§ **WHAT YOU NEED TO DO**
What is the number of lines in the data that include the string "weakref"? Give it by itself.

§ **Stored items**
────────────────────

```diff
+    PyObject *now[4] = {dict_get(store, S.albedo), dict_get(store, S.normal), dict_get(store, S.roughness), dict_get(store, S.metallic)};
+    if (!now[1]) Py_RETURN_NONE;
+    const bool has_metallic = now[3] && now[3] != Py_None;
+    if (!has_metallic) now[3] = dict_get(store, S.specular);
+    if (PyErr_Occurred()) return nullptr;
+    if (has_metallic != plan->has_metallic) Py_RETURN_NONE;
+    const bool grad = c10::GradMode::is_enabled();
+    for (int i = 0; i < 4; ++i) {
+        const MapSeen &m = plan->maps[i];
+        PyObject *o = now[i] == Py_None ? nullptr : now[i];
+        if (i != 1 && !o) Py_RETURN_NONE;
+        if (o != m.object) Py_RETURN_NONE;
+        if (!o) continue;
+        if (!weak_is(m.weak, o) || !THPVariable_Check(o)) Py_RETURN_NONE;
+        const at::Tensor &t = THPVariable_Unpack(o);
+        if (!t.defined() || t.device() != plan->device || t.scalar_type() != m.dtype || t.data_ptr() != m.data || t.sizes() != at::IntArrayRef(m.sizes) ||
+            t.strides() != at::IntArrayRef(m.strides) || (grad && t.requires_grad()))
+            Py_RETURN_NONE;
+    }
+    v = dict_get(mdict, S.device);
+    if (!v || !THPDevice_Check(v) || reinterpret_cast<THPDevice *>(v)->device != plan->device) { if (PyErr_Occurred()) return nullptr; Py_RETURN_NONE; }
+
+    int64_t nv = 0, nl = 0, ni = 0;
+    const float *view = host_floats(args[3], nv), *lights = host_floats(args[4], nl), *inten = host_floats(args[5], ni);
+    const int L = plan->n_lights;
+    if (!view || !lights || !inten || nv != 3 || nl != 3 * L || (ni != 3 * L && ni != 3)) Py_RETURN_NONE;
+    float vals[3 + 6 * PBR_MAX_LIGHTS];
+    std::memcpy(vals, view, 3 * sizeof(float));
+    std::memcpy(vals + 3, lights, 3 * L * sizeof(float));
+    for (int i = 0; i < L; ++i) std::memcpy(vals + 3 + 3 * L + 3 * i, inten + (ni == 3 ? 0 : 3 * i), 3 * sizeof(float));
+
+    if (plan->busy.test_and_set(std::memory_order_acquire)) Py_RETURN_NONE;
+    struct Release { std::atomic_flag &f; ~Release() { f.clear(std::memory_order_release); } } release{plan->busy};
+    try {
+        const size_t bytes = (3 + 6 * (size_t)L) * sizeof(float);
+        if (!plan->have_last || std::memcmp(plan->last, vals, bytes) != 0) {
+            const int rc = pbr_prepared_set_parameters(plan->handle, vals, vals + 3, vals + 3 + 3 * L, L);
+            if (rc != PBR_OK) { PyErr_Format(PyExc_RuntimeError, "pbr_prepared_set_parameters: %s (%d)", pbr_error_string(rc), rc); return nullptr; }
+            std::memcpy(plan->last, vals, bytes);
+            plan->have_last = true;
+        }
+        const c10::DeviceIndex index = plan->device.index();
+        c10::hip::OptionalHIPGuard guard;
+        if (c10::hip::current_device() != index) guard.set_index(index);
+        at::Tensor out = at::Tensor(at::detail::empty_cuda(plan->out_shape, at::kFloat, plan->device, std::nullopt));
+        const int rc = pbr_prepared_launch(plan->handle, out.data_ptr(), c10::hip::getCurrentHIPStream(index).stream());
+        if (rc != PBR_OK) { PyErr_Format(PyExc_RuntimeError, "pbr_prepared_launch: %s (%d)", pbr_error_string(rc), rc); return nullptr; }
+        return THPVariable_Wrap(std::move(out));
+    } catch (const std::exception &e) {
+        PyErr_SetString(PyExc_RuntimeError, e.what());
+        return nullptr;
+    }
+}
+
+PyObject *abi_version(PyObject *, PyObject *) { return PyLong_FromLong(pbr_abi_version()); }
+
+PyMethodDef kMethods[] = {
+    {"build", reinterpret_cast<PyCFunction>(reinterpret_cast<void (*)()>(build)), METH_FASTCALL,
+     "build(desc_address, maps, out_shape, material_device, light_type, light_size, return_srgb, albedo_is_srgb, specular_is_srgb, has_metallic) -> state | None"},
+    {"call", reinterpret_cast<PyCFunction>(reinterpret_cast<void (*)()>(call)), METH_FASTCALL,
+     "call(brdf, material, material.__dict__, view_dir, light, light_intensity, light_size, return_srgb) -> Tensor | None (not mine)"},
+    {"abi_version", abi_version, METH_NOARGS, "pbr_abi_version() of the library this module is linked against"},
+    {nullptr, nullptr, 0, nullptr}};
+
+PyModuleDef kModule = {PyModuleDef_HEAD_INIT, "_pbr_fast_call", "Native hit path of CookTorranceBRDF's plan reuse.", -1, kMethods};
+
+}
+
+PyMODINIT_FUNC PyInit__pbr_fast_call(void) {
+    PyObject **slots[] = {&S.store, &S.lazy_blend, &S.raw_normal, &S.lazy_tile, &S.plan_cache, &S.albedo, &S.normal, &S.roughness, &S.metallic,
+                          &S.specular, &S.albedo_is_srgb, &S.specular_is_srgb, &S.device, &S.light_type, &S.override_device};
+    const char *names[] = {"_store", "_lazy_blend", "_raw_normal", "_lazy_tile", "_plan_cache", "albedo", "normal", "roughness", "metallic",
+                           "specular", "albedo_is_srgb", "specular_is_srgb", "device", "light_type", "override_device"};
+    for (size_t i = 0; i < sizeof(names) / sizeof(names[0]); ++i)
+        if (!(*slots[i] = PyUnicode_InternFromString(names[i]))) return nullptr;
+    return PyModule_Create(&kModule);
+}
diff --git a/pypbr_amd/models.py b/pypbr_amd/models.py
--- a/pypbr_amd/models.py
+++ b/pypbr_amd/models.py
@@ -1,4 +1,5 @@
 import collections
+import ctypes
 import os
 import threading
 import weakref
@@ -12,6 +13,13 @@
 from . import _native
 from . import functional as F_
 from .materials import MaterialBase, _normalised
+
+try:
+    from . import _pbr_fast_call as _fast
+    if _fast.abi_version() != _native.ABI_VERSION:
+        _fast = None
+except ImportError:
+    _fast = None
 
 
 DEVICE_CACHE_CAP = int(os.environ.get("PBR_DEVICE_CACHE_CAP", str(4 << 30)))
@@ -84,6 +92,7 @@
         return moved[:5], (None if blend is None else moved[5:])
 
     PLAN_REUSE = True
+    NATIVE_CALL = True
 
     @staticmethod
     def _host_values(v):
@@ -155,6 +164,10 @@
                 light_size: Optional[float] = None, return_srgb: bool = True) -> Tensor:
         reuse_key = None
         if self.PLAN_REUSE and isinstance(material, MaterialBase):
+            if self.NATIVE_CALL and _fast is not None:
+                got = _fast.call(self, material, material.__dict__, view_dir, light_dir_or_position, light_intensity, light_size, return_srgb)
+                if got is not None:
+                    return got
             got = self._reuse_plan(material, view_dir, light_dir_or_position, light_intensity, light_size, return_srgb)
             if isinstance(got, torch.Tensor):
                 return got
@@ -223,7 +236,12 @@
                 plan._keep = ()
                 material.__dict__["_plan_cache"] = [reuse_key, plan, (self._host_values(view_dir), self._host_values(light_dir_or_position),
                                                                      self._host_values(light_intensity)), threading.Lock(), tuple(plan.out.shape),
-                                                    tuple(None if t is None else weakref.ref(t) for t in four)]
+                                                    tuple(None if t is None else weakref.ref(t) for t in four), None]
+                if _fast is not None:
+                    shape = tuple(plan.out.shape[1:]) if plan._squeeze else tuple(plan.out.shape)
+                    material.__dict__["_plan_cache"][6] = _fast.build(
+                        ctypes.addressof(plan.desc), four, shape, material.device, self.light_type, light_size, bool(return_srgb),
+                        bool(material.albedo_is_srgb), bool(getattr(material, "specular_is_srgb", True)), maps[3] is not None)
             plan.out = None
             return color
         color = F_.cook_torrance(
```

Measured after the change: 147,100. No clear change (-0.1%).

────────────────────

§ **RESULT BELOW**
3